» WORK TASK: Among the entries below, extract exactly the lines that run from the one with "w.bc = take(4);" through the one with "(long long)d->N, (long", both ends included.

» INPUT FOR THIS TASK:
static int carve(const MobodyTrainDims& d, float* base, TrainWs& w) {
  int rc = mobody_mlp_layout(d.S + d.A, 1, 2, &w.Lq);
  if (rc) return rc;
  rc = mobody_mlp_layout(d.S, d.A, 1, &w.La);
  if (rc) return rc;
  const long long N = d.N, Nt = d.Nt;
  const long long N32 = (N + 31) & ~31LL;
  long long off = 0;
  auto take = [&](long long n) { float* p = base ? base + off : nullptr; off += (n + 3) & ~3LL; return p; };
  w.pi = take(N * d.A);
  w.pin = take(N * d.A);
  w.qt = take(2 * N);
  w.q = take(2 * N);
  w.qb = take(2 * Nt);
  w.xq = take(N * w.Lq.Kp1);
  w.h1q = take(2 * N32 * HID);
  w.h2q = take(2 * N * HID);
  w.xa = take(N * w.La.Kp1);
  w.h1a = take(N32 * HID);
  w.h2a = take(N * HID);
  const long long mw = cdiv(N, 32) * HID;
  w.mq1 = (uint32_t*)take(2 * mw); w.mq2 = (uint32_t*)take(2 * mw);
  w.ma1 = (uint32_t*)take(mw); w.ma2 = (uint32_t*)take(mw);
  w.eh1q = (int*)take(2 * (N32 / 32)); w.eh1a = (int*)take(N32 / 32); w.edz2 = (int*)take(2 * (N32 / 32));
  w.dz3q = take(2 * N * w.Lq.Np3);
  w.dz2 = take(2 * N32 * HID);
  w.dz1 = take(2 * N * HID);
  w.dz3a = take(N * w.La.Np3);
  w.dxa = take(2 * N * d.A);
  w.bcw = take(Nt > 0 ? Nt : 1);
  w.lossp = take(2 * cdiv(N, 32));
  w.ntiles = (int)cdiv(N, MLP_TILE_ROWS);
  w.nsplit_q = wgrad_nsplit(N, 2);
  w.nsplit_a = wgrad_nsplit(N, 1);
  const long long per_q = 2 * HID + w.Lq.Np3, per_a = 2 * HID + w.La.Np3;
  w.dbp = take((long long)w.ntiles * (2 * per_q > per_a ? 2 * per_q : per_a));
  {
    const long long sq = ((w.Lq.total_floats + 3) & ~3LL) * w.nsplit_q, sa = ((w.La.total_floats + 3) & ~3LL) * w.nsplit_a;
    w.slabs = take(sq > sa ? sq : sa);
  }
  w.bc = take(4);
  w.total = off;
  return 0;
}

static int check_dims(const MobodyTrainDims* d, const char* who) {
  MB_REQUIRE(d != nullptr, "%s: dims is null", who);
  MB_REQUIRE(d->N >= 1 && d->Nt >= 0 && d->Nt <= d->N, "%s: need 1 <= N and 0 <= Nt <= N (N=%lld Nt=%lld)", who,
             (long long)d->N, (long long)d->Nt);
  MB_REQUIRE(d->N_global >= d->N && d->Nt_global >= d->Nt, "%s: global row counts smaller than local", who);
  return 0;
}

__device__ __forceinline__ float block_sum(float v, float* sm) {
#pragma unroll
  for (int o = 32; o > 0; o >>= 1) v += __shfl_xor(v, o);
  const int w = threadIdx.x >> 6, nw = blockDim.x >> 6;
  __syncthreads();
  if ((threadIdx.x & 63) == 0) sm[w] = v;
  __syncthreads();
  float s = 0.f;
  for (int k = 0; k < nw; ++k) s += sm[k];
  return s;
}

__global__ __launch_bounds__(1024) void k_actor_stats(const float* qp, const float* qb, long long N, long long Nt,
                                                      float* stats) {
  __shared__ float sm[16];
  constexpr int U = 4;
  float s0 = 0.f, s1 = 0.f;
  for (long long base = threadIdx.x; base < N; base += U * 1024) {
    float a[U], b[U];
#pragma unroll
    for (int u = 0; u < U; ++u) { const long long r = base + u * 1024; const long long rc = r < N ? r : 0; a[u] = qp[rc]; b[u] = qp[N + rc]; }
#pragma unroll
    for (int u = 0; u < U; ++u) if (base + u * 1024 < N) s0 += fabsf(fminf(a[u], b[u]));
  }
  for (long long base = threadIdx.x; base < Nt; base += U * 1024) {
    float a[U], b[U];
#pragma unroll
    for (int u = 0; u < U; ++u) { const long long r = base + u * 1024; const long long rc = r < Nt ? r : 0; a[u] = qb[rc]; b[u] = qb[Nt + rc]; }
#pragma unroll
    for (int u = 0; u < U; ++u) if (base + u * 1024 < Nt) s1 += fabsf(fminf(a[u], b[u]));
  }
  s0 = block_sum(s0, sm);
  s1 = block_sum(s1, sm);
  if (threadIdx.x == 0) { stats[0] = s0; stats[1] = s1; }
}

__global__ __launch_bounds__(256) void k_v_loss(const float* qt, const float* v, long long N, float invNg, int Np3,
                                                float* dz3, float* lossp) {
  __shared__ float sm[4];
  const long long row = (long long)blockIdx.x * blockDim.x + threadIdx.x;
  float l = 0.f;
  if (row < N) {
    const float adv = fminf(qt[row], qt[N + row]) - v[row];
    const float w = fabsf(0.7f - (adv < 0.f ? 1.f : 0.f));
    l = w * adv * adv;
    float* o = dz3 + row * Np3;
    o[0] = -2.f * w * adv * invNg;
    for (int c = 1; c < Np3; ++c) o[c] = 0.f;
  }
  l = block_sum(l, sm);
  if (threadIdx.x == 0) lossp[blockIdx.x] = l;
}
__global__ __launch_bounds__(256) void k_sum_scale(const float* parts, int n, float scale, float* out) {
  __shared__ float sm[4];
  float s = 0.f;
  for (int k = threadIdx.x; k < n; k += blockDim.x) s += parts[k];
  s = block_sum(s, sm);
  if (threadIdx.x == 0) out[0] = s * scale;
}

__global__ __launch_bounds__(256) void k_adam(AdamTarget a, const float* g, long long n, MobodyMlpLayout L) {
  __shared__ float adam_sm[2];
  adam_block_consts(a, adam_sm);
  const long long j = (long long)blockIdx.x * blockDim.x + threadIdx.x;
  if (j >= n || (health_mask(a) != 0 && health_foreign(a))) return;
  adam_element(a, L, j, g[j], adam_sm);
}

int launch_adam(const AdamTarget& a, const float* g, const MobodyMlpLayout& L, hipStream_t st) {
  hipLaunchKernelGGL(k_adam, dim3((unsigned)cdiv(L.total_floats, 256)), dim3(256), 0, st, a, g, (long long)L.total_floats, L);
  MB_LAUNCH_OK("k_adam");
  return 0;
}

__global__ __launch_bounds__(256) void k_mlp_transpose(MobodyMlpLayout L, const float* blob, float* bt, int precision, int* health) {
  const long long j = (long long)blockIdx.x * blockDim.x + threadIdx.x;
  if (j >= L.t_total_floats) return;
  const int m = (int)(j / L.t_member_floats);
  const long long o = j - (long long)m * L.t_member_floats;
  const float* src = blob + (long long)m * L.member_floats;
  if (o >= L.w2p) {
    if (o >= L.w2p + HID * HID) return;
    const int e = (int)(o - L.w2p), k = e / HID, n = e % HID;
    const float w = src[L.w2 + wide_idx(k, n)];
    write_w2_planes(bt + (long long)m * L.t_member_floats, L, k, n, w, precision);
    if (precision == 4) {
      short* tm = reinterpret_cast<short*>(bt + (long long)m * L.t_member_floats);
      tm[2 * L.w2p + bf_plane_idx(2, k, n)] = 0; tm[2 * L.w2tp + bf_plane_idx(2, n, k)] = 0;
      health_check_f16(health, w);
    }
    return;
  }
  float val;
  if (o < L.w1t) {
    const bool is3 = o < L.w2t;
    const long long oo = is3 ? o : o - L.w2t;
    const long long g = oo >> 2;
    const int kk = (int)(g / HID) * 4 + (int)(oo & 3), c = (int)(g % HID);
// ... 85 lines not shown
                                  prec == PREC_F16X2 ? w.eh1q : nullptr);
  if (a.phase == 2) {
  } else if (q_next == nullptr) {
    const Mlp3FwdArgs fpn = fwd_args(a.actor_blob, w.La, next_state, S, nullptr, 0, N, w.pin, 1, h->max_action, nullptr, nullptr, nullptr, nullptr, nullptr, aT);
    if (gather != nullptr) {
      FwdGather fg = *gather;
      fwd_set_gather(fg, 0, fq, 0);
      fwd_set_gather(fg, 1, fpn, S + A);
      rc = launch_mlp3_forward_gather(fq, 2, fpn, 1, fg, prec, st);
    } else {
      rc = launch_mlp3_forward(fq, 2, fpn, 1, ACT_RELU, prec, st);
    }
    const Mlp3FwdArgs ft = fwd_args(a.qtarg_blob, w.Lq, next_state, S, w.pin, A, N, w.qt, 0, 1.f, nullptr, nullptr, nullptr, nullptr, nullptr, tT);
    if (!rc && a.policy_forward)
      rc = launch_mlp3_forward(ft, 2, fwd_args(a.actor_blob, w.La, state, S, nullptr, 0, N, w.pi, 1, h->max_action, w.xa, w.h1a, w.h2a, w.ma1, w.ma2, aT,
                                               prec == PREC_F16X2 ? w.eh1a : nullptr), 1, ACT_RELU, prec, st);
    else if (!rc)
      rc = launch_mlp3_forward(ft, 2, ACT_RELU, prec, st);
  } else {
    rc = launch_mlp3_forward(fq, 2, ACT_RELU, prec, st);
  }
  if (rc || a.phase == 1) return rc;
  const float invNg = 1.f / (float)d->N_global;
  Mlp3BwdArgs bq = bwd_args(w.Lq, a.q_blob_T, w.dz3q, w.h1q, w.h2q, N, w.dz2, w.dz1, w.dbp, w.mq1, w.mq2, prec, w.edz2);
  bq.seed.mode = 1; bq.seed.q = w.q; bq.seed.qt = w.qt; bq.seed.qnext = q_next; bq.seed.r = a.reward; bq.seed.nd = a.not_done;
  bq.seed.gamma = h->gamma; bq.seed.inv_ng = invNg; bq.seed.dz3_out = w.dz3q; bq.seed.lossp = w.lossp;
  rc = launch_mlp3_bwd(bq, 2, false, st);
  if (rc) return rc;
  LossFinal lf{};
  lf.kind = 1; lf.nparts = 2 * w.ntiles; lf.scale = invNg; lf.parts = w.lossp; lf.out = a.loss_out;
  return weight_grads(w.Lq, w.xq, w.h1q, w.h2q, w.dz3q, w.dz2, w.dz1, N, w, a.grad_q, lf, adam, st, prec, w.eh1q);
}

» RESPONSE BOX:
  w.bc = take(4);
  w.total = off;
  return 0;
}

static int check_dims(const MobodyTrainDims* d, const char* who) {
  MB_REQUIRE(d != nullptr, "%s: dims is null", who);
  MB_REQUIRE(d->N >= 1 && d->Nt >= 0 && d->Nt <= d->N, "%s: need 1 <= N and 0 <= Nt <= N (N=%lld Nt=%lld)", who,
             (long long)d->N, (long long)d->Nt);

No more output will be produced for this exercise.